Wer gemein zu ChatGPT ist, erhält bessere Ergebnisse, doch Experten warnen vor der schlechten Behandlung

Forscher haben untersucht, wie KI reagiert, wenn man höflich oder unfreundlich ist. Dabei haben die Experten festgestellt, dass KI besser arbeitet, wenn man unhöflich ist. Ihre Ergebnisse decken sich teilweise mit anderen Studien, die aber vor so einem Verhalten ausdrücklich warnen.

KI ist mittlerweile aus vielen Lebensbereichen kaum noch wegzudenken. Doch Forscher haben jetzt in einer Studie festgestellt, dass Chatbots wie ChatGPT auf Feinheiten in der Sprache reagieren können. Es kann eine Rolle spielen, ob ihr euch freundlich oder grob in einem Gespräch mit einem Chatbot verhaltet.

KI arbeitet genauer, wenn ihr unhöflich seid, aber Forscher raten dennoch von so einem Verhalten ab

Was ist das für eine Studie? Forscher der University of Pennsylvania haben in einer auf arxiv.org veröffentlichten Studie untersucht, wie KI-Bots mit bestimmten Anfragen umgehen. Dabei hat man den Grad der Höflichkeit variiert: von sehr höflich bis sehr grob. Damit wollte man herausfinden, wie der Chatbot auf die unterschiedliche Sprache reagiert.

Die Experten stellten dabei fest, dass die Ergebnisse genauer sind, wenn man unhöflich mit der KI umspringt: Während sehr höfliche Anfragen eine Genauigkeit von 80,8 % vorweisen, liegt die Genauigkeit bei unfreundlichen Anfragen bei 84,8 %.

Grundsätzlich stellten die Forscher aber auch fest, dass ein „unhöflicher Diskurs“ unbeabsichtigte Folgen haben könnte.
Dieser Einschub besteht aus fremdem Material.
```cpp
static hipError_t pk_alloc(zkmi_pk* pk, zkmi_ctx* ctx, const zkmi_r1cs* r) {
  pk->ctx = ctx;
  pk->device = ctx->device;
  pk->n_vars = r->n_vars;
  pk->n_pub = r->n_pub;
  pk->nc = r->n_constraints;
  pk->log_n = r->log_n;
  pk->tree_height = r->tree_height;
  const uint64_t N = 1ull << r->log_n;
  hipError_t e;
  {
    std::vector<uint32_t> longs;
    for (uint32_t m = 0; m < 3; m++)
      for (uint32_t i = 0; i + 1 < r->m[m].rowptr.size(); i++)
        if (r->m[m].rowptr[i + 1] - r->m[m].rowptr[i] > MATVEC_LONG_ROW) {
          longs.push_back(m);
          longs.push_back(i);
        }
    pk->n_long_rows = (uint32_t)(longs.size() / 2);
    if (pk->n_long_rows) {
      if ((e = hipMalloc(&pk->d_long_rows, sizeof(uint32_t) * longs.size())) != hipSuccess) return e;
      if ((e = hipMemcpy(pk->d_long_rows, longs.data(), sizeof(uint32_t) * longs.size(), hipMemcpyHostToDevice)) != hipSuccess) return e;
    }
  }
  for (int m = 0; m < 3; m++) {
    const auto& c = r->m[m];
    const size_t nnz = c.col.size();
    if ((e = hipMalloc(&pk->d_rowptr[m], sizeof(uint32_t) * c.rowptr.size())) != hipSuccess) return e;
    if ((e = hipMalloc(&pk->d_col[m], sizeof(uint32_t) * (nnz ? nnz : 1))) != hipSuccess) return e;
    if ((e = hipMalloc(&pk->d_val[m], sizeof(Fr28) * (nnz ? nnz : 1))) != hipSuccess) return e;
    if ((e = hipMemcpy(pk->d_rowptr[m], c.rowptr.data(), sizeof(uint32_t) * c.rowptr.size(), hipMemcpyHostToDevice)) != hipSuccess) return e;
    if (nnz) {
      if ((e = hipMemcpy(pk->d_col[m], c.col.data(), sizeof(uint32_t) * nnz, hipMemcpyHostToDevice)) != hipSuccess) return e;
      std::vector<Fr> canon(nnz);
      for (size_t k = 0; k < nnz; k++) canon[k] = c.val[k].from_mont();
      if ((e = ctx->staging(sizeof(Fr) * nnz)) != hipSuccess) return e;
      if ((e = hipMemcpy(ctx->d_tmp, canon.data(), sizeof(Fr) * nnz, hipMemcpyHostToDevice)) != hipSuccess) return e;
      if ((e = ntt_from_canonical(static_cast<const uint32_t*>(ctx->d_tmp), pk->d_val[m], (uint32_t)nnz, ctx->stream)) != hipSuccess) return e;
      if ((e = hipStreamSynchronize(ctx->stream)) != hipSuccess) return e;
    }
  }
  if ((e = hipMalloc(&pk->a_query, sizeof(G1Affine) * r->n_vars)) != hipSuccess) return e;
  if ((e = hipMalloc(&pk->b_g1_query, sizeof(G1Affine) * r->n_vars)) != hipSuccess) return e;
  if ((e = hipMalloc(&pk->b_g2_query, sizeof(G2Affine) * r->n_vars)) != hipSuccess) return e;
  if ((e = hipMalloc(&pk->l_query, sizeof(G1Affine) * r->n_vars)) != hipSuccess) return e;
  if ((e = hipMalloc(&pk->h_query, sizeof(G1Affine) * N)) != hipSuccess) return e;
  if ((e = hipMalloc(&pk->a28, sizeof(Affine<Fq28>) * r->n_vars)) != hipSuccess) return e;
  if ((e = hipMalloc(&pk->b1_28, sizeof(Affine<Fq28>) * r->n_vars)) != hipSuccess) return e;
  if ((e = hipMalloc(&pk->b2_28, sizeof(Affine<Fq2_28>) * r->n_vars)) != hipSuccess) return e;
  if ((e = hipMalloc(&pk->l28, sizeof(Affine<Fq28>) * r->n_vars)) != hipSuccess) return e;
  if ((e = hipMalloc(&pk->h28, sizeof(Affine<Fq28>) * N)) != hipSuccess) return e;
  if ((e = hipMalloc(&pk->h28_rev, sizeof(Affine<Fq28>) * N)) != hipSuccess) return e;
  {
    uint32_t g = r->log_n <= 19 ? (1u << (r->log_n >= 14 ? 20 - r->log_n : 6)) : 1u;
    if (g > 64) g = 64;
    const uint32_t forced = ctx->group_override;
    if (forced >= 1 && forced <= 64 && (r->log_n <= 19 || forced == 1)) g = forced;
    const uint64_t capv = (1ull << r->log_n) > r->n_vars ? (1ull << r->log_n) : r->n_vars;
    const uint32_t parts = (uint32_t)msm_make_plan_shared(capv).nwin;
    while (g > 1 && g * parts > 64) g >>= 1;
    pk->gmax = g;
  }
  const uint64_t G = pk->gmax;
  for (int i = 0; i < zkmi_ctx::PROOF_RING; i++) {
    if ((e = hipMalloc(&pk->d_z[i], sizeof(Fr) * r->n_vars * G)) != hipSuccess) return e;
    if ((e = hipMalloc(&pk->d_h[i], 32ull * N * G)) != hipSuccess) return e;
// ... 369 lines not shown
    if (!sec[k].cnt) continue;
    uint64_t bad = UINT64_MAX;
    uint32_t st = 0;
    const int32_t rc = points_read(ctx, sec[k].group, sec[k].src, sec[k].cnt, PT_ENC_RESIDENT, checks, nullptr, false, nullptr, &bad, &st);
    if (rc != ZKMI_OK) return rc;
    if (bad != UINT64_MAX) {
      if (out_where) out_where[0] = (uint64_t)k, out_where[1] = bad;
      return ctx->fail(ZKMI_ERR_NON_CANONICAL, std::string("proving key: ") + PK_QUERY_NAME[k] + "[" + std::to_string(bad) +
                                                   "] (section " + std::to_string(k) + "): " + point_status_name(st));
    }
  }
  return ZKMI_OK;
}

int32_t zkmi_pk_free(zkmi_pk* pk) {
  if (!pk) return ZKMI_ERR_BAD_ARG;
  delete pk;
  return ZKMI_OK;
}

int32_t zkmi_pk_shape(const zkmi_pk* pk, uint32_t* n_vars, uint32_t* n_pub, uint32_t* log_n) {
  if (!pk) return ZKMI_ERR_BAD_ARG;
  if (n_vars) *n_vars = pk->n_vars;
  if (n_pub) *n_pub = pk->n_pub;
  if (log_n) *log_n = pk->log_n;
  return ZKMI_OK;
}

int32_t zkmi_pk_schedule_state(const zkmi_pk* pk, uint64_t out[3]) {
  if (!pk || !out) return ZKMI_ERR_BAD_ARG;
  out[0] = (pk->d_rz[0] != nullptr && pk->fold_dense) ? 1 : 0;
  out[1] = pk->last_entries;
  out[2] = pk->last_full;
  return ZKMI_OK;
}

int32_t zkmi_ctx_set_group_size(zkmi_ctx* ctx, uint32_t group) {
  if (!ctx || group > 64) return ZKMI_ERR_BAD_ARG;
  ctx->group_override = group;
  return ZKMI_OK;
}

int32_t zkmi_pk_export_g1_elems(const zkmi_pk* pk, uint8_t out_beta_g1[96], uint8_t out_delta_g1[96]) {
  if (!pk || !out_beta_g1 || !out_delta_g1) return ZKMI_ERR_BAD_ARG;
  g1_to_wire(pk->beta_g1, out_beta_g1);
  g1_to_wire(pk->delta_g1, out_delta_g1);
  return ZKMI_OK;
}

int32_t zkmi_pk_export_query(zkmi_ctx* ctx, const zkmi_pk* pk, int32_t which, uint64_t first, uint64_t count,
                             uint8_t* out) {
  ZK_ENTER(ctx);
  if (!ctx || !pk || !out || which < 0 || which > 4) return ZKMI_ERR_BAD_ARG;
  const uint64_t N = 1ull << pk->log_n;
  if (which == 2) {
    if (first + count > pk->n_vars) return ZKMI_ERR_BAD_ARG;
    std::vector<G2Affine> h(count);
    ZK_HIP(ctx, hipMemcpy(h.data(), pk->b_g2_query + first, sizeof(G2Affine) * count, hipMemcpyDeviceToHost));
    for (uint64_t i = 0; i < count; i++) g2_to_wire(h[i], out + 192 * i);
    return ZKMI_OK;
  }
  const G1Affine* src = which == 0 ? pk->a_query : which == 1 ? pk->b_g1_query : which == 3 ? pk->h_query : pk->l_query + pk->n_pub;
  const uint64_t len = which == 3 ? N - 1 : which == 4 ? pk->n_vars - pk->n_pub : pk->n_vars;
  if (first + count > len) return ZKMI_ERR_BAD_ARG;
  std::vector<G1Affine> h(count);
  ZK_HIP(ctx, hipMemcpy(h.data(), src + first, sizeof(G1Affine) * count, hipMemcpyDeviceToHost));
// ... 719 lines not shown
```

zk-apps_amd/csrc/ntt.hip:

```cpp
#include <stdlib.h>
#include <type_traits>
#include <utility>
#include "ntt.hpp"
#include "tune.hpp"

namespace zkmi {

namespace {

__device__ __forceinline__ void ld_words8(const uint32_t* p, uint32_t* w) {
  const uint4* q = reinterpret_cast<const uint4*>(p);
  const uint4 a = q[0], b = q[1];
  w[0] = a.x; w[1] = a.y; w[2] = a.z; w[3] = a.w;
  w[4] = b.x; w[5] = b.y; w[6] = b.z; w[7] = b.w;
}
__device__ __forceinline__ void st_words8(uint32_t* p, const uint32_t* w) {
  uint4* q = reinterpret_cast<uint4*>(p);
  q[0] = make_uint4(w[0], w[1], w[2], w[3]);
  q[1] = make_uint4(w[4], w[5], w[6], w[7]);
}

template <class F>
__global__ void k_bitrev_copy(const F* __restrict__ in, F* __restrict__ out, int log_n) {
  const uint32_t i = blockIdx.x * blockDim.x + threadIdx.x;
  if (i >= (1u << log_n)) return;
  const uint32_t r = log_n ? (__brev(i) >> (32 - log_n)) : 0u;
  st28(out + r, ld28(in + i));
}

template <class F, bool DIF, bool LOCAL_TW, int THREADS>
__global__ void __launch_bounds__(THREADS)
k_ntt_pass(F* __restrict__ data, const F* __restrict__ tw, int log_n, int t0, int S, int Q,
           const F* __restrict__ post, const F* __restrict__ sub, uint32_t* __restrict__ canon_out) {
  data += (size_t)blockIdx.y << log_n;
  if (sub) sub += (size_t)blockIdx.y << log_n;
  if (canon_out) canon_out += ((size_t)blockIdx.y << log_n) * 8;
  extern __shared__ __align__(16) unsigned char lds_raw[];
  F* tile = reinterpret_cast<F*>(lds_raw);
  const uint32_t tile_n = 1u << (S + Q);
  F* ctw = tile + tile_n;
  const uint32_t blk = blockIdx.x;
  const uint32_t mid_bits = (t0 > 0) ? (uint32_t)(t0 - Q) : 0u;
  const uint32_t mid = blk & ((1u << mid_bits) - 1u);
  const uint32_t hi = blk >> mid_bits;
  const uint32_t qeff = (t0 > 0) ? (uint32_t)Q : 0u;
  auto gindex = [&](uint32_t L) -> uint32_t {
    if (t0 == 0) return blk * tile_n + L;
    const uint32_t e = L >> Q, c = L & ((1u << Q) - 1u);
    return (hi << (t0 + S)) | (e << t0) | (mid << Q) | c;
  };
  auto twist = [&](uint32_t L) -> F {
    const uint32_t e = L >> Q, c = L & ((1u << Q) - 1u);
    const uint32_t col = (mid << Q) | c;
    const uint32_t ex = (col * (__brev(e) >> (32 - S))) << (log_n - t0 - S);
    const uint32_t halfn = 1u << (log_n - 1);
    F f = ld28(tw + (ex & (halfn - 1u)));
    return (ex & halfn) ? f.neg() : f;
  };
  if (LOCAL_TW)
    for (uint32_t k = threadIdx.x; k < (1u << (S - 1)); k += THREADS) ctw[k] = ld28(tw + ((size_t)k << (log_n - S)));
  for (uint32_t L = threadIdx.x; L < tile_n; L += THREADS) {
    F v = ld28(data + gindex(L));
    if (LOCAL_TW && !DIF && t0 > 0) v = v * twist(L);
    tile[L] = v;
  }
  __syncthreads();

  const uint32_t half = tile_n >> 1;
  for (int s = 0; s < S; s++) {
    const int u = DIF ? (S - 1 - s) : s;
    const int t = t0 + u;
    const uint32_t dist_log = (uint32_t)u + qeff;
    const uint32_t dist = 1u << dist_log;
    for (uint32_t b = threadIdx.x; b < half; b += THREADS) {
      const uint32_t lo = b & (dist - 1u);
      const uint32_t L0 = ((b >> dist_log) << (dist_log + 1)) | lo;
      const uint32_t L1 = L0 | dist;
      F w;
      if (LOCAL_TW) {
        w = ctw[(lo >> qeff) << (S - 1 - u)];
      } else {
        const uint32_t j = gindex(L0) & ((1u << t) - 1u);
        w = ld28(tw + ((size_t)j << (log_n - 1 - t)));
      }
      const F x = tile[L0];
      if (DIF) {
        const F y = tile[L1];
        tile[L0] = x + y;
        tile[L1] = x.sub_lazy(y) * w;
      } else {
        const F y = tile[L1] * w;
        tile[L0] = x + y;
        tile[L1] = x - y;
      }
    }
    __syncthreads();
  }

  for (uint32_t L = threadIdx.x; L < tile_n; L += THREADS) {
    const uint32_t g = gindex(L);
    F v = tile[L];
    if (LOCAL_TW && DIF && t0 > 0) v = v * twist(L);
    if (sub) v = v - ld28(sub + g);
    if (post) v = v * ld28(post + g);
    if (canon_out) {
      uint32_t w[8];
      v.to_canonical(w);
      st_words8(canon_out + (size_t)g * 8, w);
    } else {
      st28(data + g, v);
    }
  }
}

#ifdef ZKMI_EXPERIMENTS
#include "ntt_exp.hpp"
#endif

template <class F>
__global__ void __launch_bounds__(256)
k_mul_table(F* __restrict__ a, const F* __restrict__ b, uint32_t n) {
  const uint32_t i = blockIdx.x * blockDim.x + threadIdx.x;
  if (i < n) st28(a + i, ld28(a + i) * ld28(b + i));
}
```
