template <int K, bool EARLY>
__global__ void __launch_bounds__(kThreads, 4) bcsd_fd_kernel(const Params) {
    extern __shared__ __attribute__((aligned(16))) char smem_raw[];
    ParamsPtr p = (ParamsPtr)__builtin_amdgcn_kernarg_segment_ptr();
    constexpr int NR = K / 2;
    constexpr int CH = K >= 20 ? K / 4 : K >= 14 ? K / 2 : K;
    constexpr int NKX = 10;
    static_assert(K == tmj::kBlock && K % CH == 0, "the chunk layout is that of 20 rows per lane");
#ifdef SD_DEV
    const int abl = p->dev_flags;
#else
    constexpr int abl = 0;
#endif
    double* const scratch = reinterpret_cast<double*>(smem_raw);
    int* const bad_cell = reinterpret_cast<int*>(scratch + 64 + 16);
    int* const redo_flag = bad_cell + kW;
    const unsigned tile_b = lds_addr(smem_raw) + (unsigned)(kHeadDoubles * sizeof(double));
    if (threadIdx.x >= 32 && threadIdx.x < 32 + kW) bad_cell[threadIdx.x - 32] = 0;
#ifdef SD_DEV
    const bool traced = (abl & 0x800) != 0 && blockIdx.x % kTraceStride == 7 && blockIdx.x / kTraceStride < (unsigned)kTraceWgs;
    long long tstamp[kTraceSlots] = {};
    SDT(0);
#endif
    int64_t tile_id;
    int g;
    xcd_tile_of_block(blockIdx.x, p->ntiles, &tile_id, &g);
    if (p->gmask != 0ull) g = nth_set_bit(p->gmask, g);
    if (tile_id >= p->ntiles || g < 0 || g >= p->G) return;

    const int64_t c0 = tile_id * kW;
    const int wave = __builtin_amdgcn_readfirstlane(tid_now() / kWave);
#define SD_LANE() const int lane = tid_now() % kWave
    const int64_t c = c0 + wave;
    const bool cell_ok = c < p->C;
    const int begf = p->off_f[g];
    const int m = p->off_f[g + 1] - begf;
    const int begp = p->off_p[g];
    if (m == 0) return;
    const int nl = m / K;
    const int nch = tmj::chunks_of(m);
    const int RSU = p->RS;
    const int nlate = fd_late_chunks(RSU) < nch ? fd_late_chunks(RSU) : nch;
    const bool cell_live = cell_ok && p->status_fit[cell_ok ? c : 0] == 0;
    const int64_t cfetch = c0 + kW <= p->C ? c0 : p->C - kW;
    const int cshift = (int)(c0 - cfetch);
    const int col = wave + cshift < kW ? wave + cshift : wave + cshift - kW;
    __syncthreads();

    SDPH("x_tiles");
    double xc = 0.0;
    tmj::RowIdx<EARLY ? 2 : 3> ry_late;
    tmj::RowIdx<2> ry_early;
    {
        SD_LANE();
        tmj::RowIdx<3> rp = tmj::rows_of_wave<3>(p->ord_p + begp, m, 0, wave, lane);
        TileRegs<NR> xh;
        int tf[NR];
        rows_load<NR, true>(p->ord_f + begf, m, tf);
        tmj::rows_ready(rp);
#pragma unroll
        for (int k = 0; k < NR; ++k) asm volatile("" : "+v"(tf[k]));
        if (!(abl & 64)) tmj::dma_chunks<NKX, 3>(p->Xp, p->ld_p, rp, 0, nch, cfetch, tile_b, wave, lane);
        if (!(abl & 4)) {
            const int cp = lane & 3;
            const double* src = p->X + (c0 + 2 * cp + 1 < p->C ? c0 + 2 * cp : c0);
#pragma unroll
            for (int k = 0; k < NR; ++k) {
                const double2 v = *reinterpret_cast<const double2*>(row_of(src, tf[k], p->ld));
                xh.v0[k] = v.x;
                xh.v1[k] = v.y;
            }
        }
        if (!(abl & 4)) tile_reduce_partials<NR, true>(xh, m, c0, p->C, scratch, p->status_fit, wave, lane, bad_cell);
        SDT(1);
        tmj::dma_wait_all();
    }
    __syncthreads();
    SDT(2);
    {
        double tot = 0.0;
#pragma unroll
        for (int w = 0; w < kW; ++w) tot += scratch[w * kW + wave];
        xc = tot / (double)m;
    }

    SDPH("rolling");
    double shift[K];
    unsigned ku[K];
    bool redo = false;
    {
        SD_LANE();
        const bool has = K * lane < m;
        const int bl = has ? lane : 0;
        const bool first_lane = bl == 0, last_lane = K * (bl + 1) == m;
        const tmj::Col cz = tmj::col_of(tile_b, col, bl, nl);
        double ulo = __builtin_inf(), uhi = -__builtin_inf();
        bool bad = false;
#pragma unroll
        for (int cbeg = 0; cbeg < K; cbeg += CH) {
            double w[CH + 8];
#pragma unroll
            for (int t = 0; t < CH + 8; ++t) {
                const int idx = cbeg - 4 + t;
                const double x = cz.get(idx);
                w[t] = idx < 0 ? (first_lane ? 0.0 : x) : idx >= K ? (last_lane ? 0.0 : x) : x;
            }
#pragma unroll
            for (int ii = 0; ii < CH; ++ii) {
                double s = 0.0;
#pragma unroll
                for (int d = 0; d < 9; ++d) s += w[ii + d];
                const int i = cbeg + ii;
                constexpr double kRc[10] = {0.0, 1.0, 0.5, 1.0 / 3.0, 0.25, 0.2, 1.0 / 6.0, 1.0 / 7.0, 0.125, 1.0 / 9.0};
                double cd = 9.0, rc = kRc[9];
                if (i < 4) {
                    cd = first_lane ? (double)(5 + i) : cd;
                    rc = first_lane ? kRc[5 + i] : rc;
                }
                if (i >= K - 4) {
                    cd = last_lane ? (double)(K + 4 - i) : cd;
                    rc = last_lane ? kRc[K + 4 - i] : rc;
                }
                const double q = s * rc;
                const double mean = __builtin_fma(__builtin_fma(-cd, q, s), rc, q);
                const double sh = mean - xc;
                shift[i] = sh;
                bad |= nonfinite64(w[ii + 4]);
                const double ui = (w[ii + 4] - sh) + 0.0;
                ulo = vmin(ulo, ui);
                uhi = vmax(uhi, ui);
            }
            __builtin_amdgcn_sched_barrier(0);
        }
        if (__any(bad && has)) {
            if (lane == 0) {
                if (cell_ok) atomicOr(&p->status_p[c], SDI_NONFINITE);
                bad_cell[wave] = 1;
            }
        }
        SDT(3);
        ry_late = tmj::rows_of_wave<EARLY ? 2 : 3>(p->ord_f + begf, m, 0, wave, lane);
        if (EARLY) ry_early = tmj::rows_of_wave<2>(p->ord_f + begf, m, nlate, wave, lane);
        SDPH("u_keys");
        unsigned u2[K];
        {
            ulo = wave_min_f64(ulo);
            uhi = wave_max_f64(uhi);
            const auto u_of = [&](int i) { return (cz.get(i) - shift[i]) + 0.0; };
            tmj::keys_u2<K>(u_of, ulo, uhi, m, lane, tmj::tags_of(lane, nl), ku, u2);
        }
        tmj::rows_ready(ry_late);
        unsigned ub;
        if constexpr (EARLY) {
            tmj::rows_ready(ry_early);
            __syncthreads();
            if (!(abl & 32)) tmj::dma_chunks<5, 2>(p->y, p->ld, ry_early, nlate, nch, cfetch, tile_b, wave, lane);
            ub = tile_b + 4u * (unsigned)(col * RSU);
        } else {
            wave_fence();
            ub = 0u;
        }
        if (!EARLY) {
            if (has) {
                const tmj::Col cw = tmj::col_of(tile_b, col, lane, nl);
#pragma unroll
                for (int i = 0; i < K; ++i) *reinterpret_cast<__attribute__((address_space(3))) unsigned*>((uintptr_t)cw.at(i)) = u2[i];
            }
        } else if (has) {
            const tmj::Tags tg = tmj::tags_of(lane, nl);
            typedef unsigned __attribute__((ext_vector_type(4))) u32x4;
            __attribute__((address_space(3))) u32x4* um = reinterpret_cast<__attribute__((address_space(3))) u32x4*>((uintptr_t)(ub + 4u * tg.main0));
#pragma unroll
            for (int i = 0; i < 16; i += 4) um[i / 4] = u32x4{u2[i], u2[i + 1], u2[i + 2], u2[i + 3]};
            __attribute__((address_space(3))) unsigned* ut = reinterpret_cast<__attribute__((address_space(3))) unsigned*>((uintptr_t)(ub + 4u * tg.tail0));
#pragma unroll
            for (int i = 16; i < K; ++i) ut[4 * (i - 16)] = u2[i];
        }
        wave_fence();
        SDT(4);
        SDPH("u_sort");
        if (!(abl & 1)) sdws::wave_sort<K>(ku, lane, (m + K - 1) / K);
        SDT(5);
        SDPH("u_fix");
        const unsigned colb_u = tile_b + 8u * (unsigned)col;
        const auto cmp_u2 = [ub, colb_u](unsigned ta, unsigned tb, bool* gt, bool* eq) {
            const unsigned a = lds_u32(EARLY ? ub + 4u * ta : colb_u + tmj::tag_off(ta)), b = lds_u32(EARLY ? ub + 4u * tb : colb_u + tmj::tag_off(tb));
            *gt = a > b;
            *eq = a == b;
        };
        const bool tie = (abl & 8) ? false : tmj::fix_equal_q_by<K>(ku, lane, cmp_u2) != 0;
        redo = tie && cell_live && bad_cell[wave] == 0 && (abl & 0x7ff) == 0;
        SDT(6);
    }
    SDPH("vote");
    redo_flag[wave] = redo ? 1 : 0;
    __syncthreads();
    int any_redo = 0;
#pragma unroll
    for (int w = 0; w < kW; ++w) any_redo |= redo_flag[w];
    if (any_redo) {
        tmj::dma_wait_all();
        if (threadIdx.x == 0) {
            const int slot = atomicAdd(p->work_count, 1);
            if (slot < p->work_cap) p->worklist[slot] = tile_id * p->G + g;
        }
        return;
    }
    SDT(7);

    SDPH("y_tile");
    double yc = 0.0;
    double t[K];
    bool redo_y = false;
    {
        SD_LANE();
        if (!(abl & 32)) tmj::dma_chunks<EARLY ? 5 : NKX, EARLY ? 2 : 3>(p->y, p->ld, ry_late, 0, EARLY ? nlate : nch, cfetch, tile_b, wave, lane);
        SDT(8);
        tmj::dma_wait_all();
        __syncthreads();
        SDT(9);
        SDPH("y_keys");
        const bool has = K * lane < m;
        const int bl = has ? lane : 0;
        const tmj::Col cz = tmj::col_of(tile_b, col, bl, nl);
        const unsigned colb = tile_b + 8u * (unsigned)col;
        unsigned ky[K];
        {
            double v[K];
#pragma unroll
            for (int i = 0; i < K; ++i) v[i] = cz.get(i);
            double s = 0.0;
            bool bad = false;
#pragma unroll
            for (int i = 0; i < K; ++i) {
                s += v[i];
                bad |= nonfinite64(v[i]);
            }
            s = has ? s : 0.0;
            yc = wave_sum_f64(s) / (double)m;
            if (__any(bad && has) && lane == 0 && cell_ok) atomicOr(&p->status_fit[c], SDI_NONFINITE);
            tmj::keys_pos<K>(v, m, lane, tmj::tags_of(lane, nl), ky);
        }
        SDT(10);
        SDPH("y_sort");
        if (!(abl & 2)) sdws::wave_sort<K>(ky, lane, (m + K - 1) / K);
        SDT(11);
        SDPH("y_fix");
        const auto cmp_y = [colb](unsigned ta, unsigned tb, bool* gt, bool* eq) {
            const double a = lds_f64(colb + tmj::tag_off(ta)), b = lds_f64(colb + tmj::tag_off(tb));
            *gt = a > b;
            *eq = a == b;
        };
        if (!(abl & 8)) redo_y = (tmj::fix_equal_q_by<K>(ky, lane, cmp_y) & kUnsorted) != 0 && cell_live;
        SDPH("y_gather");
        {
            const unsigned tm = has ? kTagMask : 0u;
#pragma unroll
            for (int i = 0; i < K; ++i) t[i] = lds_f64(colb + tmj::tag_off(ky[i] & tm));
        }
        SDT(12);
        SDPH("map_scatter");
        wave_fence();
        if (has) {
#pragma unroll
            for (int i = 0; i < K; ++i) lds_store_f64(colb + tmj::tag_off(ku[i] & kTagMask), t[i]);
        }
        wave_fence();
        SDPH("restore");
        double q[K];
#pragma unroll
        for (int i = 0; i < K; ++i) q[i] = cz.get(i);
        const double ycr = p->return_anoms ? yc : 0.0;
        if (has) {
#pragma unroll
            for (int i = 0; i < K; ++i) cz.put(i, (shift[i] + q[i]) - ycr);
        }
    }
    SDPH("store");
    SDT(13);
    redo_flag[wave] = redo_y ? 1 : 0;
    tmj::RowIdx<3> ro = tmj::rows_of_wave<3>(p->ord_p + begp, m, 0, wave, tid_now() % kWave);
    __syncthreads();
    tmj::rows_ready(ro);
    SDT(14);
    any_redo = 0;
#pragma unroll
    for (int w = 0; w < kW; ++w) any_redo |= redo_flag[w];
    if (any_redo) {
        if (threadIdx.x == 0) {
            const int slot = atomicAdd(p->work_count, 1);
            if (slot < p->work_cap) p->worklist[slot] = tile_id * p->G + g;
        }
        return;
    }
    if (!(abl & 16)) {
        SD_LANE();
        const int pair = 2 * (lane & 3);
        const bool keep = pair >= cshift;
        char* colp = reinterpret_cast<char*>(p->out + cfetch) + 16 * (lane & 3);
#pragma unroll
        for (int k = 0; k < NKX; ++k) {
            const int qc = wave + kW * k;
            const int S = lane >> 2;
            const bool row_in = qc < nl ? K * qc + S < m : (((qc - nl) & 7) + 8 * (S & 3) + 32 * ((qc - nl) >> 3)) < nl;
            const int ti = tmj::row_of_request(ro, k, lane);
            if (qc < nch && row_in && keep) {
                typedef double __attribute__((ext_vector_type(2))) f64x2;
                const f64x2 v = *reinterpret_cast<__attribute__((address_space(3))) const f64x2*>((uintptr_t)(tile_b + (unsigned)qc * (unsigned)tmj::kChunkStride + 16u * (unsigned)lane));
                *reinterpret_cast<f64x2*>(colp + (uint64_t)(uint32_t)ti * (uint64_t)(uint32_t)((uint32_t)p->ld_out * 8u)) = v;
            }
        }
    }
#ifdef SD_DEV
    SDT(15);
    if (traced && threadIdx.x == 0) {
#pragma unroll
        for (int i = 0; i < kTraceSlots; ++i) sd_fx_trace[(blockIdx.x / kTraceStride) * kTraceSlots + i] = tstamp[i];
    }
#endif
#undef SD_LANE
}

So erklärt die Studie:

Die Verwendung beleidigender oder herabwürdigender Sprache in der Interaktion zwischen Mensch und KI könnte sich negativ auf die Benutzererfahrung, die Barrierefreiheit und die Inklusivität auswirken und zu schädlichen Kommunikationsnormen beitragen.

Eine schlechte Behandlung führe zwar zu besseren Ergebnissen, man würde aber ein solches Verhalten nicht wirklich gutheißen.

Die Forscher der University of Pennsylvania weisen aber gleichzeitig auf einige Einschränkungen ihrer Studie hin, wie die relativ geringe Stichprobengröße der Antworten und die Tatsache, dass sich die Studie hauptsächlich auf ein KI-Modell, ChatGPT 4o, stützte.

Eine ältere Studie der Stanford University stellte bereits fest, dass künstliche Intelligenz empfindlich auf schlechte Qualität und bestimmte Sprache reagieren kann. So fanden Wissenschaftler heraus, dass LLMs (Large Language Models) anfällig für „Brain Rot“ sein sollen, eine Form des dauerhaften kognitiven Verfalls. Die Chatbots zeigten erhöhte Raten von Psychopathie und Narzissmus, wenn sie kontinuierlich mit viralen Inhalten von geringer Qualität gefüttert wurden.

Spannend ist jedoch, dass sich ohnehin die Mehrheit der Nutzer gegenüber KI höflich verhält. Viele Leute sind KI jedoch nur höflich gegenüber, weil sie insgeheim Angst vor ihr haben.